- The paper introduces DS3, a framework that models inference as a stochastic traversal over a latent skill graph to optimize compute costs.
- It compares inference strategies including chain-of-thought, tree-of-thought, Best-of-N, and majority voting to balance sequential and parallel reasoning.
- The framework unifies training and inference scaling, predicting emergent behaviors and guiding resource-efficient LLM deployment.

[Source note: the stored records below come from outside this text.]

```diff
@@ -395,12 +419,21 @@
 #pragma unroll
         for (int r = 0; r < 16; ++r) { s[m][r] = __builtin_amdgcn_exp2f(s[m][r] - m_run); ps += s[m][r]; }
       l_half += ps;
-      af_pv(sv, s, li, kh, oacc);
+      af_pv<0>(sv, s, va, oacc);
+      if (NM == 2) af_pv<1>(sv, s, va, oacc);
     }
     if (NS == 3 && ahead) asm volatile("s_waitcnt vmcnt(4) lgkmcnt(0)" ::: "memory"); else asm volatile("s_waitcnt vmcnt(0) lgkmcnt(0)" ::: "memory");
     __builtin_amdgcn_s_barrier();
-    cur = NS == 3 ? (cur == 2 ? 0 : cur + 1) : cur ^ 1;
-  }
+  };
+  const int nfull = (a.nkv - 1) * AT_BK + 32 >= a.T ? a.nkv - 1 : a.nkv;
+  for (int it0 = 0; it0 < nfull; it0 += NS) {
+#pragma unroll
+    for (int u = 0; u < NS; ++u) {
+      if (it0 + u >= nfull) break;
+      tile(it0 + u, u, af_ic<2>());
+    }
+  }
+  if (nfull < a.nkv) tile(nfull, nfull % NS, af_ic<1>());
 
   const float l_tot = l_half + __shfl_xor(l_half, 32, 64);
   const int q = q0 + li;
```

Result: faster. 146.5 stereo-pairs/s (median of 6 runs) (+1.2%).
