int32_t sph_copy_velocity_records(SphContext* c, int32_t first, int32_t count, void* device_buf, int32_t to_context) {
    ENTER(c);
    if (first < 0 || count < 0 || first + count > c->N || (count > 0 && !device_buf))
        return sph_fail(c, SPH_E_INVALID, "sph_copy_velocity_records: bad range");
    if (count == 0) return 0;
    float4* vf = c->vf[c->cur] + (size_t)c->in_off + first;
    if (to_context) SPH_HIP(c, hipMemcpyAsync(vf, device_buf, (size_t)count * 16, hipMemcpyDeviceToDevice, c->stream));
    else SPH_HIP(c, hipMemcpyAsync(device_buf, vf, (size_t)count * 16, hipMemcpyDeviceToDevice, c->stream));
    return 0;
}

int32_t sph_dfsph_multiply_time_step(SphContext* c, float time_step) {
    ENTER(c);
    return sphk_df_scale_factor(c, time_step);
}

int32_t sph_dfsph_predict_velocity(SphContext* c) {
    ENTER(c);
    return sphk_df_predict_velocity(c);
}

int32_t sph_dfsph_advect(SphContext* c) {
    ENTER(c);
    return sphk_df_advect(c, false);
}

struct DfSolve { int sweep, refresh; float offset; double eta; int limit; };

static int df_enqueue_body(SphContext* c, const DfSolve& s, int k) {
    int rc = sphk_gather(c, s.sweep);
    SweepArgs refresh;
    refresh.collect_bpart = c->opt_df_fuse_err != 0;
    sphd_bpart_consumed(c->dv);
    rc = rc ? rc : sphk_gather(c, s.refresh, refresh);
    rc = rc ? rc : sphk_df_convergence_test(c, s.offset, s.eta, k & 3);
    if (rc) return rc;
    SPH_HIP(c, hipEventRecord(c->ev_df[k & 3], c->stream));
    return 0;
}

static int df_solve_loop(SphContext* c, const DfSolve& s, int* iterations, double* avg_err, int64_t* total) {
    c->df_epoch = c->df_epoch_done + 1u;
    if (c->df_epoch == 0u) {
        SPH_HIP(c, hipMemsetAsync(c->df_gate, 0, sizeof(unsigned), c->stream));
        c->df_epoch = 1u;
    }
    int rc = df_enqueue_body(c, s, 0);
    int k = 0;
    double avg = 0.0;
    while (!rc) {
        const bool more = k + 1 < s.limit;
        const bool ahead = more && c->opt_df_runahead;
        if (ahead) rc = df_enqueue_body(c, s, k + 1);
        if (rc) break;
        if (hipEventSynchronize(c->ev_df[k & 3]) != hipSuccess) { rc = sph_fail(c, SPH_E_STATE, "DFSPH solver: event wait failed"); break; }
        if ((rc = sph_check_device_flags(c)) != 0) break;
        const volatile SphContext::DfSlot* slot = c->h_df_slot + (k & 3);
        *total += 1;
        avg = slot->avg;
        if (slot->converged) break;
        k += 1;
        if (!more) break;
        if (!ahead) rc = df_enqueue_body(c, s, k);
    }
    c->df_epoch_done = c->df_epoch;
    c->df_epoch = 0u;
    *iterations = k;
    *avg_err = avg;
    return rc;
}
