int launch_qkv_attention1(const GemvArgs &q, const DecodeAttnArgs &a, const GemvArgs *o, const FuseCfg &cfg, hipStream_t s, bool dry) {
    if (!cfg.qkv || !cfg.err || a.B != 1 || !a.qcnt || q.M != 1 || q.K != 1024 || q.Wd || !q.norm_w || q.xh || q.bias || q.res ||
        a.out32 || a.outq || q.N != a.n_head * 128 + 2 * a.n_kv_head * 128 || a.n_head != 2 * a.n_kv_head || a.n_kv_head * 64 != 512)
        return 0;
    const int spl1 = split1(cfg.spl1, a.grid_splits);
    const int ns = (a.grid_splits * DSPLIT + spl1 - 1) / spl1;
    const bool with_o = cfg.o && o && a.att_done && o->M == 1 && o->K == 2048 && o->N == 1024 && o->xh && o->res &&
                        !o->Wd && !o->bias && !o->norm_w && o->xh == a.out;
    if (a.fx && (!a.gran || !a.sgran || ns * spl1 > DX_KC)) return 0;
    const int nfx = fx_chain_wgs(a.fx, a.n_head);
    const int slots = spl1 == 128 ? cfg.slots_qkv128 : cfg.slots_qkv64;
    const int o_blocks = 1024 / OPROJ_ROWS;
    const bool fit_o = 512 + ns * a.n_kv_head + nfx + o_blocks <= slots;
    if (512 + ns * a.n_kv_head + nfx > slots) return 0;
    const bool with_o2 = with_o && fit_o;
    if (dry) return with_o2 ? 2 : 1;
    const dim3 grid(512 + ns * a.n_kv_head + nfx + (with_o2 ? o_blocks : 0));
    DecodeAttnArgs ad = a;
    ad.fuse_delay = cfg.qkv_delay;
    ad.oproj_delay = cfg.o_delay;
    ad.poll_limit = cfg.poll_limit;
    ad.fence = cfg.fence;
    ad.err = cfg.err;
    ad.grid_splits = ns;
    ad.fx_vpf = cfg.fx_vpf;
    if (!with_o2) ad.att_done = nullptr;
    const GemvArgs qa = q;
    const GemvArgs oa = with_o2 ? *o : GemvArgs{};
    if (spl1 == 128) hipLaunchKernelGGL(qkv_attn1_kernel<128>, grid, dim3(256), 0, s, qa, ad, oa);
    else hipLaunchKernelGGL(qkv_attn1_kernel<DSPLIT>, grid, dim3(256), 0, s, qa, ad, oa);
    return with_o2 ? 2 : 1;
}

void launch_decode_attention(const DecodeAttnArgs &a, hipStream_t s) {
    if (a.B <= 0) return;
    if (a.B <= 8) {
        if (split1(a.spl1, a.grid_splits) == 128) {
            const int g2 = (a.grid_splits * DSPLIT + 127) / 128;
            hipLaunchKernelGGL(decode_attn_kernel<128>, dim3(g2, a.n_kv_head, a.B), dim3(256), 0, s, a);
        } else {
            hipLaunchKernelGGL(decode_attn_kernel<DSPLIT>, dim3(a.grid_splits, a.n_kv_head, a.B), dim3(256), 0, s, a);
        }
    } else if (a.stream_blocks > 0 && a.n_head == 2 * a.n_kv_head && a.n_kv_head * a.B >= a.stream_blocks / 2) {
        hipLaunchKernelGGL(decode_attn_seq_kernel<0>, dim3(a.n_kv_head, a.B), dim3(256), 0, s, a);
    } else {
        if (a.spl_batch == 128) {
            const int g2 = (a.grid_splits * DSPLIT + 127) / 128;
            hipLaunchKernelGGL(decode_attn_kernel<128>, dim3(g2, a.n_kv_head, a.B), dim3(256), 0, s, a);
        } else {
            const int g4 = (a.grid_splits * DSPLIT + 255) / 256;
            hipLaunchKernelGGL(decode_attn_kernel<256>, dim3(g4, a.n_kv_head, a.B), dim3(256), 0, s, a);
        }
    }
}

bool launch_decode_attention_exact_seq(const DecodeAttnArgs &a, hipStream_t s) {
    const size_t lds = (size_t)2 * a.max_ctx * sizeof(float);
    if (!a.fx_seq || a.B <= 8 || a.stream_blocks <= 0 || a.n_head != 2 * a.n_kv_head || a.n_kv_head * a.B < a.stream_blocks / 2 ||
        lds > 32768)
        return false;
    hipLaunchKernelGGL(decode_attn_seq_kernel<1>, dim3(a.n_kv_head, a.B), dim3(256), lds, s, a);
    return true;
}

int fused_slots_ffn();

A Theory of Inference Compute Scaling: Reasoning through Directed Stochastic Skill Search
Introduction
This paper presents a comprehensive framework for understanding and optimizing the inference compute costs associated with LLMs, particularly those focused on reasoning tasks. As the demand for inference efficiency grows, this framework introduces Directed Stochastic Skill Search (DS3), which characterizes inference as a stochastic traversal over a learned skill graph.
DS3 Framework
The DS3 framework treats inference as a dynamic ensemble of sequential traces over a latent skill graph. Each trace explores skills required for task execution and is governed by stochastic transitions and outcomes. This structure allows modeling of inference strategies like chain-of-thought (CoT) and tree-of-thought (ToT), facilitating comparative analysis across task difficulty and model capabilities.
Figure 1: A directed stochastic skill search for a CoT policy, terminating upon completion of the final required skill.
Inference Strategies
The paper explores various inference strategies within the DS3 framework:
- Chain-of-Thought (CoT): Involves sequential skill application and is suitable for tasks with high individual step success probabilities. The success probability is modeled as a negative binomial distribution over a given token budget.
- Tree-of-Thought (ToT(1)): Introduces branching at skill nodes allowing parallel exploration, which enhances task completion probability by evaluating multiple paths simultaneously.
- Best-of-N (BoN): Utilizes multiple independent traces with an oracle verifier, optimizing the chance of task success through parallel sampling.
- Majority Voting (MV): Selects the most frequently generated output among parallel samples, potentially saturating accuracy when aggregating votes across a population of tasks.
Each strategy is characterized by its compute cost composition, which includes parameter, attention, and evaluation-related components. The balance between sequential and parallel reasoning is crucial for optimizing resource allocation.
Figure 2: CoT expected token usage under capped inference budgets.
Unification with Training Scaling
The paper extends a prior hierarchical skill-text tripartite graph framework to incorporate inference compute scaling, integrating training and inference into a unified model. This approach facilitates analysis of how training compute impacts model capability, supporting principled algorithmic design and resource allocation.
The hierarchical model suggests updated patterns in inference with multiple solution strategies across hierarchical skill levels. The framework accurately predicts emergent behaviors, such as skill acquisition and composability, offering insights into task completion over varying levels and task types.
Figure 3: Contour plot of model accuracy under Chinchilla-style pretraining, showing total-compute-optimal allocations for a CoT policy.
Implications and Conclusion
This unified perspective challenges existing scaling laws by emphasizing the role of inference shaping the compute-optimal frontier. As LLMs scale, both training and inference capabilities need simultaneous optimization, reflecting their deeply interdependent dynamics. With Jevons-like effects emerging from efficiency gains, AI systems may witness sustained growth in inference demand.
The proposed DS3 framework offers a theoretical foundation with practical implications for improving the sustainability and efficiency of AI model deployment and operations, promoting innovation in inference methodologies.
In conclusion, DS3 provides a robust mechanism for understanding the intricate balance of training and inference, advancing the field towards efficiently harnessing the full potential of LLMs across diverse applications.
Figure 4: Success probabilities for CoT and ToT(1) across varying token budgets and numbers of required skills.